# Saw this on Pinterest this evening....



## Phoenix (Oct 2, 2011)

http://www.purlbee.com/kitchener-stitch-tutorial/

I'd never heard of it before...interesting....


----------



## no1girl (Sep 4, 2012)

I call it grafting/ use it for the toes of sox.


----------



## Phoenix (Oct 2, 2011)

cakes said:


> I call it grafting/ use it for the toes of sox.


I've never made sox.....


----------



## knitter360 (Apr 10, 2011)

What a novel way of using the kitchner stitch! Love it!!!


----------



## no1girl (Sep 4, 2012)

Phoenix said:


> I've never made sox.....


I have not either for a few years.........learnt to make them in primary school....my mum could knit sox without any pattern! with a real turned heel and grafted toes!


----------



## mtalmage (Apr 5, 2011)

I have seen it used to graft shoulder seems.


----------



## redriet60 (Jun 24, 2011)

If you knit sweaters in the round, you can use the kitcheners stitch for the shoulder seam. No bulky seams.


----------



## KnottyMe (Mar 8, 2012)

It's also used in some patterns for the top of a hoodie. Endless possibilities, really.


----------



## Phoenix (Oct 2, 2011)

cakes said:


> I have not either for a few years.........learnt to make them in primary school....my mum could knit sox without any pattern! with a real turned heel and grafted toes!


Old school.... :thumbup:


----------



## no1girl (Sep 4, 2012)

Phoenix said:


> Old school.... :thumbup:


oh yes!!!!!!!!!! talking about WW2 years.knitting sox for soldiers.


----------



## Phoenix (Oct 2, 2011)

cakes said:


> oh yes!!!!!!!!!! talking about WW2 years.knitting sox for soldiers.


We have it so good now...just think how women did it back in the day...before all these patterns!!!


----------



## no1girl (Sep 4, 2012)

Phoenix said:


> We have it so good now...just think how women did it back in the day...before all these patterns!!!
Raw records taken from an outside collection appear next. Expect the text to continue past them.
# spotify-research/llark

Hardware: AMD Instinct MI355X
Metric: clips/sec (25 s audio + 128-tok prompt) end-to-end fwd (higher is better)
Workload: dtype fp16x2-split(fp32-class) prior + bf16x2-split(fp32-class) llm; 1 GPU; configs[1]+llm: 8x25s clips -> Jukebox VQ-VAE+36-layer prior -> 240x4800 -> projector -> Llama-2-7B fwd (S=371) logits; clips_per_gpu=8, global_batch=8, audio_samples=1048576, seq_len=371, prior_depth=36, prior_precision=f16x2, prior_layernorm_folded=True, parallelism=dp1 (clip-sharded, no collective), debug_overrides=False

## Files before the change

llark_amd/csrc/llama.hip:

```cpp
#include <stdlib.h>

#include "common.h"

namespace llark {

template <typename T>
__global__ void embed_gather_kernel(const long long* __restrict__ ids, const T* __restrict__ table,
                                    float* __restrict__ out, int rows, int width, int vocab, int ldo) {
    const int row = blockIdx.x;
    long long id = ids[row];
    id = id < 0 ? 0 : (id >= vocab ? vocab - 1 : id);
    const T* src = table + (size_t)id * width;
    float* dst = out + (size_t)row * ldo;
    for (int c = threadIdx.x; c < width; c += blockDim.x) dst[c] = (float)src[c];
}

template <int NV>
__global__ __launch_bounds__(256) void rmsnorm_kernel(const float* __restrict__ x, int ldx, int rows, int width,
                                                      const float* __restrict__ w, float eps,
                                                      bf16_t* __restrict__ hi, bf16_t* __restrict__ lo, int ldo) {
    const int lane = threadIdx.x & 63;
    const int row = blockIdx.x * 4 + (threadIdx.x >> 6);
    if (row >= rows) return;
    const int w4 = width >> 2;
    const float4* xr = (const float4*)(x + (size_t)row * ldx);
    const float4* w4p = (const float4*)w;
    float4 v[NV], gw[NV];
#pragma unroll
    for (int k = 0; k < NV; ++k) {
        const int c = lane + 64 * k;
        if (c < w4) {
            v[k] = xr[c];
            gw[k] = w4p[c];
        } else {
            v[k] = gw[k] = make_float4(0.f, 0.f, 0.f, 0.f);
        }
    }
    float s = 0.0f;
#pragma unroll
    for (int k = 0; k < NV; ++k)
        if (lane + 64 * k < w4) s += (v[k].x * v[k].x + v[k].y * v[k].y) + (v[k].z * v[k].z + v[k].w * v[k].w);
    const float var = wave_sum(s) / (float)width;
    const float rstd = 1.0f / sqrtf(var + eps);
    bf16x4_t* hr = (bf16x4_t*)(hi + (size_t)row * ldo);
    bf16x4_t* lr = lo ? (bf16x4_t*)(lo + (size_t)row * ldo) : nullptr;
#pragma unroll
    for (int k = 0; k < NV; ++k) {
        const int c = lane + 64 * k;
        if (c < w4) {
            const float4 g = gw[k];
            float y[4] = {g.x * (v[k].x * rstd), g.y * (v[k].y * rstd), g.z * (v[k].z * rstd), g.w * (v[k].w * rstd)};
            bf16x4_t h, l;
#pragma unroll
            for (int e = 0; e < 4; ++e) {
                h[e] = (bf16_t)y[e];
                l[e] = (bf16_t)(y[e] - (float)h[e]);
            }
            hr[c] = h;
            if (lr) lr[c] = l;
        }
    }
}

__device__ __forceinline__ void store_split(bf16_t* __restrict__ hi, bf16_t* __restrict__ lo, size_t idx, float v) {
    const bf16_t h = (bf16_t)v;
    hi[idx] = h;
    if (lo) lo[idx] = (bf16_t)(v - (float)h);
}
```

mum could also bake all day without a cookbook I never saw a recipe book in my childhood home.........made her own sauces etc. bread, using potato water as a rising agent.

i could go on and on.


----------



## Phoenix (Oct 2, 2011)

cakes said:


> mum could also bake all day without a cookbook I never saw a recipe book in my childhood home.........made her own sauces etc. bread, using potato water as a rising agent.
> 
> i could go on and on.


My grandma did that, too....she could go out to her garden and make a meal out of what she gathered!!!...I miss that!!!


----------



## AmandaWong (Mar 17, 2013)

i ever saw it on a forum, it is a quick way for knitting?


----------



## moke (Oct 8, 2011)

i know it is the kitschner stitch but i always call it grafting too. i always use it when making a stole, i knit each half exactly the same then graft at the center so each end is the same. love this method..ty


----------



## Grandma M (Nov 18, 2011)

redriet60 said:


> If you knit sweaters in the round, you can use the kitcheners stitch for the shoulder seam. No bulky seams.
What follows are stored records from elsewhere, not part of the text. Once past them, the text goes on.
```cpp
int bbbp_head_backward_fused_sync(hipStream_t st, const float* dout, const float* comb, const float* hid, const float* attn, const float* h,
                                  const float* h2, const float* h3, const float* bn_mean, const float* bn_rstd, const float* gamma,
                                  const float* const* fw1, const float* const* fw2, const float* w0, const float* w3, const float* w5,
                                  const float* w7, float* dh3, float* dh2, float* dhb, float* dh, float* dlogit, float* dpre, float* dcomb,
                                  float* dgamma, float* dbeta, float* partial, int B, int training, const bbbp_head_sync* sync) {
    const int world = sync ? sync->world : 1, rank = sync ? sync->rank : 0;
    BBBP_CHECK_ARG(world >= 1 && rank >= 0 && rank < world, "head backward: rank %d of %d", rank, world);
    BBBP_CHECK_ARG(B >= 1, "head backward: empty batch");
    HeadBwdParams p;
    p.dout = dout; p.comb = comb; p.hid = hid; p.attn = attn; p.h = h; p.h2 = h2; p.h3 = h3;
    p.bn_mean = bn_mean; p.bn_rstd = bn_rstd; p.gamma = gamma;
    for (int i = 0; i < NHEADS; ++i) { p.fw1[i] = fw1[i]; p.fw2[i] = fw2[i]; }
    p.w0 = w0; p.w3 = w3; p.w5 = w5; p.w7 = w7;
    p.dh3 = dh3; p.dh2 = dh2; p.dhb = dhb; p.dh = dh; p.dlogit = dlogit; p.dpre = dpre; p.dcomb = dcomb;
    p.dgamma = dgamma; p.dbeta = dbeta; p.partial = partial; p.B = B; p.training = training;
    p.world = world; p.rank = rank;
    const int blocks = cdiv(B, ROWS);
    hipLaunchKernelGGL(head_bwd_a_kernel, dim3(blocks), dim3(NTH), 0, st, p);
    BBBP_CHECK_LAUNCH();
    if (sync && sync->between && training) { const int rc = sync->between(); if (rc) return rc; }
    hipLaunchKernelGGL(head_bwd_c_kernel, dim3(blocks), dim3(NTH), 0, st, p);
    BBBP_CHECK_LAUNCH();
    return BBBP_OK;
}
```

Before: 222,200 molecules/s.

## Prefetch head weights and activations into registers ahead of barriers in head kernels

```diff
diff --git a/bbbp-multi-modal-deep-ensemble-framework_amd/csrc/head.hip b/bbbp-multi-modal-deep-ensemble-framework_amd/csrc/head.hip
--- a/bbbp-multi-modal-deep-ensemble-framework_amd/csrc/head.hip
+++ b/bbbp-multi-modal-deep-ensemble-framework_amd/csrc/head.hip
@@ -58,6 +58,7 @@
     return v;
 }
 
+template <int FORM>
 __global__ __launch_bounds__(NTH) void head_a_kernel(HeadParams p) {
     __shared__ __attribute__((aligned(16))) float sC[ROWS * LD];
     __shared__ float sLogit[NW][NHEADS][ROWS];
@@ -65,37 +66,70 @@
     const int t = threadIdx.x, lane = t & 63, wave = t >> 6;
     const int q = lane & 15, kq = lane >> 4;
     const int r0 = blockIdx.x * ROWS, nrows = min(ROWS, p.B - r0);
+    const int n = wave * 16 + q;
+    f32x4 bf[2][COMB / 16];
+    float fb1v[NHEADS], fw2v[NHEADS], fb2v[NHEADS], b0v[2];
+    if constexpr (FORM) {
+        constexpr int NC = ROWS * (COMB / 4) / NTH;
+        f32x4 cv[NC];
+#pragma unroll
+        for (int i = 0; i < NC; ++i) {
+            const int idx = t + i * NTH, r = idx / (COMB / 4), c4 = idx % (COMB / 4);
+            cv[i] = f32x4{0.f, 0.f, 0.f, 0.f};
+            if (r < nrows) cv[i] = *reinterpret_cast<const f32x4*>(p.comb + (long)(r0 + r) * COMB + c4 * 4);
+        }
+        load_b<COMB / 16>(bf[0], (p.concat ? p.w0 : p.fw1[0]) + (long)n * COMB + 4 * kq);
+        if (p.concat) {
+            load_b<COMB / 16>(bf[1], p.w0 + (long)(n + NW * 16) * COMB + 4 * kq);
+#pragma unroll
+            for (int tt = 0; tt < 2; ++tt) b0v[tt] = p.b0[n + NW * 16 * tt];
+        } else {
+#pragma unroll
+            for (int h = 0; h < NHEADS; ++h) { fb1v[h] = p.fb1[h][n]; fw2v[h] = p.fw2[h][n]; fb2v[h] = p.fb2[h][0]; }
+        }
+#pragma unroll
+        for (int i = 0; i < NC; ++i) {
+            const int idx = t + i * NTH, r = idx / (COMB / 4), c4 = idx % (COMB / 4);
+            *reinterpret_cast<f32x4*>(sC + r * LD + c4 * 4) = cv[i];
+        }
+    } else {
     for (int idx = t; idx < ROWS * (COMB / 4); idx += NTH) {
         const int r = idx / (COMB / 4), c4 = idx % (COMB / 4);
         f32x4 v = {0.f, 0.f, 0.f, 0.f};
         if (r < nrows) v = *reinterpret_cast<const f32x4*>(p.comb + (long)(r0 + r) * COMB + c4 * 4);
         *reinterpret_cast<f32x4*>(sC + r * LD + c4 * 4) = v;
     }
+    }
     __syncthreads();
     f32x4 af[COMB / 16];
     load_a<COMB / 16>(af, sC, LD, lane);
     float lg[NHEADS][4];
-    f32x4 bf[2][COMB / 16];
-    const int n = wave * 16 + q;
     if (p.concat) {
-        load_b<COMB / 16>(bf[0], p.w0 + (long)n * COMB + 4 * kq);
+        if constexpr (!FORM) load_b<COMB / 16>(bf[0], p.w0 + (long)n * COMB + 4 * kq);
     } else {
-    load_b<COMB / 16>(bf[0], p.fw1[0] + (long)n * COMB + 4 * kq);
+    if constexpr (!FORM) load_b<COMB / 16>(bf[0], p.fw1[0] + (long)n * COMB + 4 * kq);
 #pragma unroll
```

Was fortunate to learn of this when I first started knitting and have used it since on sweaters and just about anything that I want to combine. It leaves no bulky seam which is just what I was after when I found the Kitchner stitch


----------



## MacRae (Dec 3, 2011)

This is really neat... thanks for sharing.


----------



## I. Heart Knitting (Feb 18, 2011)

Great visual! Thanks!


----------



## 13068 (Mar 23, 2011)

It's a great way to alter things too - either adding length or taking length away without having to rip out or change a set pattern!


----------



## julietremain (Jul 8, 2011)

Phoenix...thank you for posting this tutorial....this is how I learned to kitchener which I needed to do to close a shrug.....I also want to say that all of the purlbee tutorials have been very helpful....
julie


----------



## scottishlass (Jul 12, 2012)

Bookmarked Thanks for link


----------



## Lalane (Aug 23, 2011)

Yes that is grafting great way to join.


----------



## AuntKnitty (Apr 10, 2011)

I make socks that "meet-in-the-middle" and use up all the yarn without having to guess how long to make the cuffs. I do a provisional cast on with the number of stitches required for the cuff; knit 3 or 4 rounds; then do the heel flap and the rest of the foot. 

Then cast on for the cuff and knit till there's just about 4 yards of yarn left. Put the provisional stitches on needles and use the Kitchener stitch to graft both halves together. I have just enough yarn remaining to save for repairs if needed!

This has saved me LOTS of headaches and trips to the frog pond (after many trips to the frog pond!).


----------



## pzoe (Mar 17, 2011)

thanks. this looks really clear. i've never gotten the kitchener.

pzoe


----------



## Gayn (Nov 23, 2012)

I love Purl Bee patterns. I'm in the middle of knitting her Lovely Leaf Scarf at the moment so will have to learn the kitchener stitch to join it as its knitted in two pieces.


----------



## Byrdgal (Jun 27, 2011)

I did it (in the instructions then) when I made socks way back in the 40's and 50's.


----------



## freesia792 (Feb 24, 2012)

If I do the mattress stitch on the side seams, you can't really see them, so..would the Kitchener stitch be used on shoulder seams, or when is the best place to use it, and how do you get all the stitches on two needles? My pattern says to bind off, so I do and then there is nothing on the needles.


----------



## GladOak (Oct 15, 2011)

cakes said:


> oh yes!!!!!!!!!! talking about WW2 years.knitting sox for soldiers.


School children were invited to the Melbourne Town Hall one day during the war to knit sox. I can't remember how much knitting I completed. I do remember receiving a box of chocolates.


----------



## 3mom (Apr 20, 2011)

Thank you so much!!!!


----------



## ramram0003 (Nov 7, 2011)

That is how I sew up my toes on my socks. I love it.


----------



## AuntKnitty (Apr 10, 2011)

freesia792 said:


> If I do the mattress stitch on the side seams, you can't really see them, so..would the Kitchener stitch be used on shoulder seams, or when is the best place to use it, and how do you get all the stitches on two needles? My pattern says to bind off, so I do and then there is nothing on the needles.


The only use of the Kitchener stitch is when joining live stitches. You could use the stitch to join shoulder seams, but you would have to have the same number of stitches on the back and front, otherwise, it wouldn't work.


----------



## Chewuch (Jan 19, 2013)

Such an interesting stitch.


----------



## CJD (Nov 24, 2012)

Use this technique on my socks and once you get the hang of it, you really can't tell that there was a seam.


----------